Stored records
• • • •

# ... 44 lines not shown
    'l3_reset_optimizer': (C.c_int, [C.c_void_p]),
    'l3_copy_state': (C.c_int, [C.c_void_p, C.c_void_p]),
    'l3_optimizer_steps': (C.c_int, [C.c_void_p, C.POINTER(C.c_int64), C.POINTER(C.c_int64)]),
    'l3_forward': (C.c_int, [C.c_void_p, C.c_void_p, C.c_void_p, C.c_int, C.c_void_p, C.c_void_p]),
    'l3_train_step': (C.c_int, [C.c_void_p, C.c_void_p, C.c_void_p, C.c_void_p, C.c_float,
                                C.POINTER(C.c_float), C.POINTER(C.c_float)]),
    'l3_eval_step': (C.c_int, [C.c_void_p, C.c_void_p, C.c_void_p, C.c_void_p,
                               C.POINTER(C.c_float), C.POINTER(C.c_float)]),
    'l3_upload_batch': (C.c_int, [C.c_void_p, C.c_void_p, C.c_void_p, C.c_void_p]),
    'l3_upload_batch_raw': (C.c_int, [C.c_void_p, C.c_void_p, C.c_void_p, C.c_void_p]),
    'l3_tower_step': (C.c_int, [C.c_void_p, C.c_int, C.c_int]),
    'l3_stage_batch_raw': (C.c_int, [C.c_void_p, C.c_void_p, C.c_void_p, C.c_void_p]),
    'l3_upload_batch_raw_aug': (C.c_int, [C.c_void_p, C.c_void_p, C.c_void_p, C.c_void_p, C.c_void_p, C.c_void_p]),
    'l3_stage_batch_raw_aug': (C.c_int, [C.c_void_p, C.c_void_p, C.c_void_p, C.c_void_p, C.c_void_p, C.c_void_p]),
    'l3_batch_gains': (C.c_int, [C.c_void_p, C.c_void_p]),
    'l3_clipbank_create': (C.c_int, [C.c_int, C.c_int64, C.c_int64, C.c_int, C.POINTER(C.c_void_p)]),
    'l3_clipbank_add': (C.c_int, [C.c_void_p, C.c_void_p, C.c_int, C.c_int, C.c_int, C.c_void_p, C.c_int64, C.c_int,
                                  C.POINTER(C.c_int)]),
    'l3_clipbank_info': (C.c_int, [C.c_void_p, C.c_int, C.c_void_p]),
    'l3_clipbank_audio': (C.c_int, [C.c_void_p, C.c_int, C.c_void_p]),
    'l3_clipbank_destroy': (None, [C.c_void_p]),
    'l3_upload_batch_sampled': (C.c_int, [C.c_void_p, C.c_void_p, C.c_void_p, C.c_int, C.c_int]),
    'l3_stage_batch_sampled': (C.c_int, [C.c_void_p, C.c_void_p, C.c_void_p, C.c_int, C.c_int]),
    'l3_op_sample_batch': (C.c_int, [C.c_void_p, C.c_void_p, C.c_int, C.c_int, C.c_void_p, C.c_void_p, C.c_void_p]),
    'l3_step_forward': (C.c_int, [C.c_void_p, C.c_int]),
    'l3_step_bucket_count': (C.c_int, [C.c_void_p]),
    'l3_step_backward_bucket': (C.c_int, [C.c_void_p, C.c_int]),
    'l3_step_update': (C.c_int, [C.c_void_p, C.c_float, C.c_float]),
    'l3_step_resident': (C.c_int, [C.c_void_p, C.c_float]),
    'l3_replicas_upload': (C.c_int, [C.c_void_p, C.c_void_p, C.c_void_p, C.c_void_p, C.c_int]),
    'l3_replicas_upload_raw': (C.c_int, [C.c_void_p, C.c_void_p, C.c_void_p, C.c_void_p, C.c_int]),
    'l3_replicas_stage_raw': (C.c_int, [C.c_void_p, C.c_void_p, C.c_void_p, C.c_void_p, C.c_int]),
    'l3_replicas_upload_raw_aug': (C.c_int, [C.c_void_p] * 6 + [C.c_int]),
    'l3_replicas_stage_raw_aug': (C.c_int, [C.c_void_p] * 6 + [C.c_int]),
    'l3_step_replicas': (C.c_int, [C.c_void_p, C.c_float]),
    'l3_eval_replicas': (C.c_int, [C.c_void_p, C.POINTER(C.c_float), C.POINTER(C.c_float)]),
    'l3_step_results': (C.c_int, [C.c_void_p, C.POINTER(C.c_float), C.POINTER(C.c_float), C.c_void_p, C.c_void_p]),
    'l3_step_results_enqueue': (C.c_int, [C.c_void_p, C.c_int, C.c_int]),
    'l3_step_results_wait': (C.c_int, [C.c_void_p, C.c_int, C.POINTER(C.c_float), C.POINTER(C.c_float)]),
    'l3_comm_unique_id': (C.c_int, [C.c_void_p]),
    'l3_comm_init': (C.c_int, [C.c_void_p, C.c_void_p, C.c_int, C.c_int]),
    'l3_comm_destroy': (C.c_int, [C.c_void_p]),
    'l3_comm_info': (C.c_int, [C.c_void_p, C.POINTER(C.c_int), C.POINTER(C.c_int), C.c_char_p, C.c_int]),
    'l3_comm_allreduce_host': (C.c_int, [C.c_void_p, C.POINTER(C.c_double), C.c_int, C.c_int]),
    'l3_step_dp': (C.c_int, [C.c_void_p, C.c_float]),
    'l3_comm_timing': (C.c_int, [C.c_void_p, C.c_int]),
    'l3_comm_timing_read': (C.c_int, [C.c_void_p, C.POINTER(C.c_double), C.POINTER(C.c_double), C.POINTER(C.c_double), C.c_int, C.POINTER(C.c_int)]),
    'l3_grad_arena_dev': (C.c_int, [C.c_void_p, C.POINTER(C.c_void_p), C.POINTER(C.c_int64)]),
    'l3_bucket_range': (C.c_int, [C.c_void_p, C.c_int, C.POINTER(C.c_int64), C.POINTER(C.c_int64)]),
    'l3_embed_audio': (C.c_int, [C.c_void_p, C.c_void_p, C.c_int64, C.c_int, C.c_int, C.c_void_p]),
    'l3_embed_vision': (C.c_int, [C.c_void_p, C.c_void_p, C.c_int64, C.c_int, C.c_int, C.c_void_p]),
    'l3_embed_dim': (C.c_int64, [C.c_void_p, C.c_int, C.c_int, C.c_int]),
    'l3_embed_audio_frames': (C.c_int, [C.c_void_p, C.c_void_p, C.c_int64, C.c_void_p, C.c_int64, C.c_int, C.c_int,
                                        C.c_void_p]),
    'l3_embed_audio_clips_resampled': (C.c_int, [C.c_void_p, C.c_void_p, C.c_int64, C.c_void_p, C.c_int64, C.c_void_p,
                                                 C.c_int64, C.c_int, C.c_int64, C.c_void_p, C.c_int64, C.c_int, C.c_int,
                                                 C.c_void_p]),
    'l3_embed_audio_frames_dev': (C.c_int, [C.c_void_p, C.c_void_p, C.c_int64, C.c_void_p, C.c_int64, C.c_int, C.c_int,
                                            C.c_void_p, C.c_int64]),
    'l3_embed_audio_clips_resampled_dev': (C.c_int, [C.c_void_p, C.c_void_p, C.c_int64, C.c_void_p, C.c_int64, C.c_void_p,
                                                     C.c_int64, C.c_int, C.c_int64, C.c_void_p, C.c_int64, C.c_int, C.c_int,
                                                     C.c_void_p, C.c_int64]),
    'l3_embed_vision_frames': (C.c_int, [C.c_void_p, C.c_void_p, C.c_int64, C.c_void_p, C.c_int64, C.c_int, C.c_int,
                                         C.c_void_p]),
    'l3_embed_vision_frames_dev': (C.c_int, [C.c_void_p, C.c_void_p, C.c_int64, C.c_void_p, C.c_int64, C.c_int, C.c_int,
                                             C.c_void_p, C.c_int64]),
    'l3_get_activation': (C.c_int, [C.c_void_p, C.c_char_p, C.c_void_p, C.c_int64]),
    'l3_activation_numel': (C.c_int, [C.c_void_p, C.c_char_p, C.POINTER(C.c_int64)]),
    'l3_sync': (C.c_int, [C.c_void_p]),
    'l3_profile_enable': (C.c_int, [C.c_void_p, C.c_int]),
    'l3_set_tower_overlap': (C.c_int, [C.c_void_p, C.c_int]),
    'l3_profile_read_executed': (C.c_int, [C.c_void_p, C.c_int, C.POINTER(C.c_double)]),
    'l3_profile_read_bytes': (C.c_int, [C.c_void_p, C.c_int, C.POINTER(C.c_double)]),
    'l3_profile_read': (C.c_int, [C.c_void_p, C.c_int, C.POINTER(C.c_double), C.POINTER(C.c_int64),
                                  C.POINTER(C.c_double)]),
    'l3_op_conv2d_fwd': (C.c_int, [C.c_int, C.c_void_p, C.c_void_p, C.c_void_p, C.c_void_p] + [C.c_int] * 8),
    'l3_op_conv2d_fwd_dt': (C.c_int, [C.c_int, C.c_int, C.c_void_p, C.c_void_p, C.c_void_p, C.c_void_p] + [C.c_int] * 8),
    'l3_op_conv2d_bwd_dt': (C.c_int, [C.c_int, C.c_int] + [C.c_void_p] * 6 + [C.c_int] * 8),
    'l3_op_conv2d_bwd': (C.c_int, [C.c_int] + [C.c_void_p] * 6 + [C.c_int] * 8),
    'l3_op_bn_relu_fwd': (C.c_int, [C.c_int] + [C.c_void_p] * 6 + [C.c_int64, C.c_int, C.c_int, C.c_int]),
    'l3_op_bn_relu_bwd': (C.c_int, [C.c_int] + [C.c_void_p] * 10 + [C.c_int64, C.c_int, C.c_int, C.c_int]),
    'l3_op_bn_relu_pool2_fwd': (C.c_int, [C.c_int] + [C.c_void_p] * 6 + [C.c_int] * 7),
    'l3_op_bn_relu_pool2_bwd': (C.c_int, [C.c_int] + [C.c_void_p] * 8 + [C.c_int] * 7),
    'l3_op_maxpool_fwd': (C.c_int, [C.c_int, C.c_void_p, C.c_void_p] + [C.c_int] * 9),
    'l3_op_maxpool_bwd': (C.c_int, [C.c_int, C.c_void_p, C.c_void_p, C.c_void_p] + [C.c_int] * 9),
    'l3_op_frontend': (C.c_int, [C.c_int, C.c_int, C.c_void_p, C.c_int, C.c_int, C.c_void_p]),
    'l3_op_frontend_form': (C.c_int, [C.c_int, C.c_int, C.c_int, C.c_void_p, C.c_int, C.c_void_p]),
    'l3_spectrogram_shape': (C.c_int, [C.c_void_p, C.c_void_p, C.c_void_p]),
    'l3_audio_spectrograms': (C.c_int, [C.c_void_p, C.c_void_p, C.c_int64, C.c_void_p, C.c_int64, C.c_void_p]),
    'l3_embed_audio_spec': (C.c_int, [C.c_void_p, C.c_void_p, C.c_int64, C.c_int, C.c_int, C.c_void_p]),
    'l3_embed_audio_spec_dev': (C.c_int, [C.c_void_p, C.c_void_p, C.c_int64, C.c_int, C.c_int, C.c_void_p, C.c_int64]),
    'l3_tower_dim': (C.c_int, [C.c_void_p, C.c_int]),
    'l3_tower_features': (C.c_int, [C.c_void_p, C.c_int, C.c_void_p, C.c_int64, C.c_void_p]),
    'l3_tower_features_dev': (C.c_int, [C.c_void_p, C.c_int, C.c_void_p, C.c_int64, C.c_void_p, C.c_int64]),
    'l3_tower_features_sampled_dev': (C.c_int, [C.c_void_p, C.c_void_p, C.c_void_p, C.c_int64, C.c_void_p, C.c_void_p, C.c_int64]),
    'l3_pairs_create': (C.c_int, [C.c_int, C.c_int, C.c_int, C.c_int, C.POINTER(C.c_void_p)]),
    'l3_pairs_destroy': (None, [C.c_void_p]),
    'l3_pairs_set_head': (C.c_int, [C.c_void_p] * 5),
    'l3_pairs_set_vision': (C.c_int, [C.c_void_p, C.c_void_p, C.c_int64]),
    'l3_pairs_set_audio': (C.c_int, [C.c_void_p, C.c_void_p, C.c_int64]),
    'l3_pairs_set_vision_dev': (C.c_int, [C.c_void_p, C.c_void_p, C.c_int64, C.c_int64]),
    'l3_pairs_set_audio_dev': (C.c_int, [C.c_void_p, C.c_void_p, C.c_int64, C.c_int64]),
    'l3_pairs_matrix': (C.c_int, [C.c_void_p] + [C.c_int64] * 4 + [C.c_int, C.c_void_p]),
    'l3_pairs_list': (C.c_int, [C.c_void_p, C.c_void_p, C.c_void_p, C.c_int64, C.c_void_p]),
    'l3_pairs_ranks': (C.c_int, [C.c_void_p] * 7),
    'l3_pairs_time': (C.c_int, [C.c_void_p, C.c_int, C.c_int64, C.c_int, C.POINTER(C.c_double)]),
    'l3_op_project': (C.c_int, [C.c_int, C.c_void_p, C.c_void_p, C.c_void_p, C.c_int64, C.c_int, C.c_int, C.c_void_p]),
    'l3_op_pair_margins': (C.c_int, [C.c_int, C.c_void_p, C.c_void_p, C.c_void_p, C.c_float, C.c_int64, C.c_int64, C.c_int, C.c_void_p]),
    'l3_frontend_cfg': (C.c_int, [C.c_int] * 5 + [C.c_void_p]),
    'l3_frontend_tables': (C.c_int, [C.c_void_p, C.c_int] + [C.c_void_p] * 8 + [C.c_int64, C.POINTER(C.c_int64)]),
    'l3_op_frontend_frames': (C.c_int, [C.c_int, C.c_void_p] + [C.c_int] * 6 + [C.c_void_p] * 4),
    'l3_op_dft_twiddle': (C.c_int, [C.c_int, C.c_void_p, C.c_int, C.c_void_p, C.c_void_p]),
    'l3_op_spec_to_features': (C.c_int, [C.c_int, C.c_int, C.c_void_p, C.c_void_p] + [C.c_int] * 4 + [C.c_void_p, C.c_int, C.c_void_p]),
    'l3_op_dft_fused': (C.c_int, [C.c_int, C.c_void_p] + [C.c_int] * 6 + [C.c_void_p, C.c_int, C.c_void_p]),
    'l3_op_db_normalize': (C.c_int, [C.c_int, C.c_void_p, C.c_int, C.c_int64, C.c_int]),
    'l3_op_gather_frames': (C.c_int, [C.c_int, C.c_void_p, C.c_int64, C.c_void_p, C.c_int64, C.c_void_p]),
    'l3_op_image_frames': (C.c_int, [C.c_int, C.c_void_p, C.c_int64, C.c_void_p, C.c_int64, C.c_void_p, C.c_void_p]),
    'l3_op_resample': (C.c_int, [C.c_int, C.c_void_p, C.c_int64, C.c_int64, C.c_int64, C.c_void_p, C.c_int64, C.c_int,
                                 C.c_int64, C.c_int64, C.c_void_p]),
    'l3_op_resample_clips': (C.c_int, [C.c_int, C.c_void_p, C.c_int64, C.c_void_p, C.c_int64, C.c_int64, C.c_void_p, C.c_int64,
                                       C.c_int, C.c_int64, C.c_int, C.c_void_p]),
    'l3_op_bn_stats_from_partials': (C.c_int, [C.c_int, C.c_void_p, C.c_int, C.c_int, C.c_void_p, C.c_int64, C.c_float,
                                               C.c_void_p, C.c_void_p]),
    'l3_op_conv2d_fwd_stats': (C.c_int, [C.c_int, C.c_int] + [C.c_void_p] * 5 + [C.POINTER(C.c_int), C.c_void_p, C.c_void_p] +
                               [C.c_int] * 9),
    'l3_op_conv2d_dgrad_bn_bwd': (C.c_int, [C.c_int, C.c_int] + [C.c_void_p] * 9 + [C.POINTER(C.c_int), C.c_void_p, C.c_void_p] +
                                  [C.c_int] * 9 + [C.c_int64]),
    'l3_op_first_block_bwd': (C.c_int, [C.c_int] * 3 + [C.c_void_p] * 24 + [C.c_int] * 5),
    'l3_op_first_conv_grads': (C.c_int, [C.c_int] + [C.c_void_p] * 8 + [C.c_int] * 3),
    'l3_op_bn_relu_pool2_fwd_xwin': (C.c_int, [C.c_int] + [C.c_void_p] * 7 + [C.c_int] * 7),
    'l3_op_preprocess': (C.c_int, [C.c_int, C.c_void_p, C.c_int64, C.c_void_p, C.c_void_p, C.c_int64, C.c_void_p]),
    'l3_op_augment_video': (C.c_int, [C.c_int, C.c_void_p, C.c_int, C.c_int, C.c_int, C.c_void_p, C.c_void_p, C.c_void_p]),
    'l3_op_augment_audio': (C.c_int, [C.c_int, C.c_void_p, C.c_int, C.c_int, C.c_void_p, C.c_void_p, C.c_void_p, C.c_void_p]),
    'l3_mlp_create': (C.c_int, [C.c_int, C.c_int, C.c_int, C.c_int, C.c_float, C.c_uint64, C.POINTER(C.c_void_p)]),
    'l3_mlp_destroy': (None, [C.c_void_p]),
    'l3_mlp_param_count': (C.c_int64, [C.c_void_p]),
    'l3_mlp_set_data': (C.c_int, [C.c_void_p, C.c_void_p, C.c_void_p, C.c_int64, C.c_void_p, C.c_void_p, C.c_int64]),
    'l3_mlp_epoch': (C.c_int, [C.c_void_p, C.c_void_p, C.c_float, C.c_int64, C.POINTER(C.c_double)]),
    'l3_mlp_predict': (C.c_int, [C.c_void_p, C.c_void_p, C.c_int64, C.c_void_p]),
    'l3_mlp_get_weights': (C.c_int, [C.c_void_p, C.c_void_p, C.c_int64]),
    'l3_mlp_set_weights': (C.c_int, [C.c_void_p, C.c_void_p, C.c_int64]),
    'l3_op_mlp_dense_fwd': (C.c_int, [C.c_int, C.c_void_p, C.c_int64, C.c_void_p, C.c_int, C.c_int, C.c_int, C.c_void_p,
                                      C.c_void_p, C.c_int, C.c_void_p]),
    'l3_op_mlp_dense_bwd_x': (C.c_int, [C.c_int, C.c_void_p, C.c_void_p, C.c_void_p, C.c_int, C.c_int, C.c_int, C.c_void_p]),
    'l3_op_mlp_wgrad': (C.c_int, [C.c_int, C.c_void_p, C.c_int64, C.c_void_p, C.c_int, C.c_int, C.c_int, C.c_void_p,
                                  C.c_void_p, C.c_void_p]),
    'l3_op_mlp_wgrad_adam': (C.c_int, [C.c_int, C.c_void_p, C.c_int64, C.c_void_p, C.c_int, C.c_int, C.c_int, C.c_void_p]
                             + [C.c_void_p] * 6 + [C.c_float, C.c_float, C.c_void_p]),
    'l3_op_mlp_softmax_ce': (C.c_int, [C.c_int, C.c_void_p, C.c_void_p, C.c_int, C.c_int, C.c_float] + [C.c_void_p] * 4),
    'l3_op_adam': (C.c_int, [C.c_int] + [C.c_void_p] * 4 + [C.c_int64, C.c_int64, C.c_float, C.c_float]),
    'l3_op_adam_scaled': (C.c_int, [C.c_int] + [C.c_void_p] * 4 + [C.c_int64, C.c_int64] + [C.c_float] * 6),
    'l3_op_arena_fold': (C.c_int, [C.c_int, C.c_void_p, C.c_void_p, C.c_int64, C.c_int64, C.c_int64, C.c_int]),
    'l3_op_head_dense_fwd': (C.c_int, [C.c_int] + [C.c_void_p] * 4 + [C.c_int] * 4),
    'l3_op_head_dense_bwd': (C.c_int, [C.c_int] + [C.c_void_p] * 6 + [C.c_int] * 3),
    'l3_op_softmax_ce2': (C.c_int, [C.c_int, C.c_void_p, C.c_void_p, C.c_int, C.c_float] + [C.c_void_p] * 3),
    'l3_op_sumsq': (C.c_int, [C.c_int, C.c_void_p, C.c_int64, C.c_void_p, C.c_void_p, C.c_int, C.c_int, C.c_void_p]),
    'l3_op_bn_moving_update': (C.c_int, [C.c_int, C.c_int, C.c_void_p, C.c_void_p, C.c_int64] + [C.c_void_p] * 4
                               + [C.c_int64, C.c_int, C.c_int64, C.c_float, C.c_int, C.c_int64, C.c_void_p, C.c_int64]),
    'l3_svm_create': (C.c_int, [C.c_int, C.POINTER(C.c_void_p)]),
    'l3_svm_destroy': (None, [C.c_void_p]),
    'l3_svm_set_data': (C.c_int, [C.c_void_p, C.c_void_p, C.c_int64, C.c_int]),
    'l3_svm_fit': (C.c_int, [C.c_void_p, C.c_void_p, C.c_double, C.c_double, C.c_int64, C.c_int] + [C.c_void_p] * 3
                   + [C.c_int] + [C.c_void_p] * 5),
    'l3_svm_fit_costs': (C.c_int, [C.c_void_p, C.c_void_p, C.c_void_p, C.c_double, C.c_int64, C.c_int] + [C.c_void_p] * 3
                         + [C.c_int] + [C.c_void_p] * 5),
    'l3_svm_cv_decision': (C.c_int, [C.c_void_p, C.c_void_p, C.c_int] + [C.c_void_p] * 8),
# ... 689 lines not shown
    for k in ('mean2', 'var2', 'scale2', 'shift2', 'dgamma2', 'dbeta2'):
        out[k] = np.empty(co, f32)
    coeffs = np.empty((3, co), f32) if form != 'explicit' else None
    dY = np.empty_like(y) if form == 'explicit' else None
    out.update(gaug=np.empty((9, c + 1, co), f32), dw=np.empty((3, 3, c, co), f32), dbias=np.empty(co, f32),
               dgamma_in=np.empty(c, f32), dbeta_in=np.empty(c, f32))
    names = ('mean_in', 'var_in', 'xaug', 'mean2', 'var2', 'scale2', 'shift2', 'dgamma2', 'dbeta2')
    tail = ('gaug', 'dw', 'dbias', 'dgamma_in', 'dbeta_in')
    check(lib.l3_op_first_block_bwd(device, FIRST_BLOCK_FORMS[form], int(relu), _ptr(x), _ptr(vin[0]), _ptr(vin[1]), _ptr(w), _ptr(y),
                                    _ptr(v2[0]), _ptr(v2[1]), _ptr(dA), *([_ptr(out[k]) for k in names] + [_ptr(coeffs), _ptr(dY)] +
                                                                          [_ptr(out[k]) for k in tail] + [n, h, wd, c, co])))
    if dY is not None:
        out['dY'] = dY
    else:
        out['cA'], out['cB'], out['cC'] = coeffs
    return out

• • • •

Scan the entries for lines with the string "explicit". Report only how many there are.

## COMPLETED TASK
2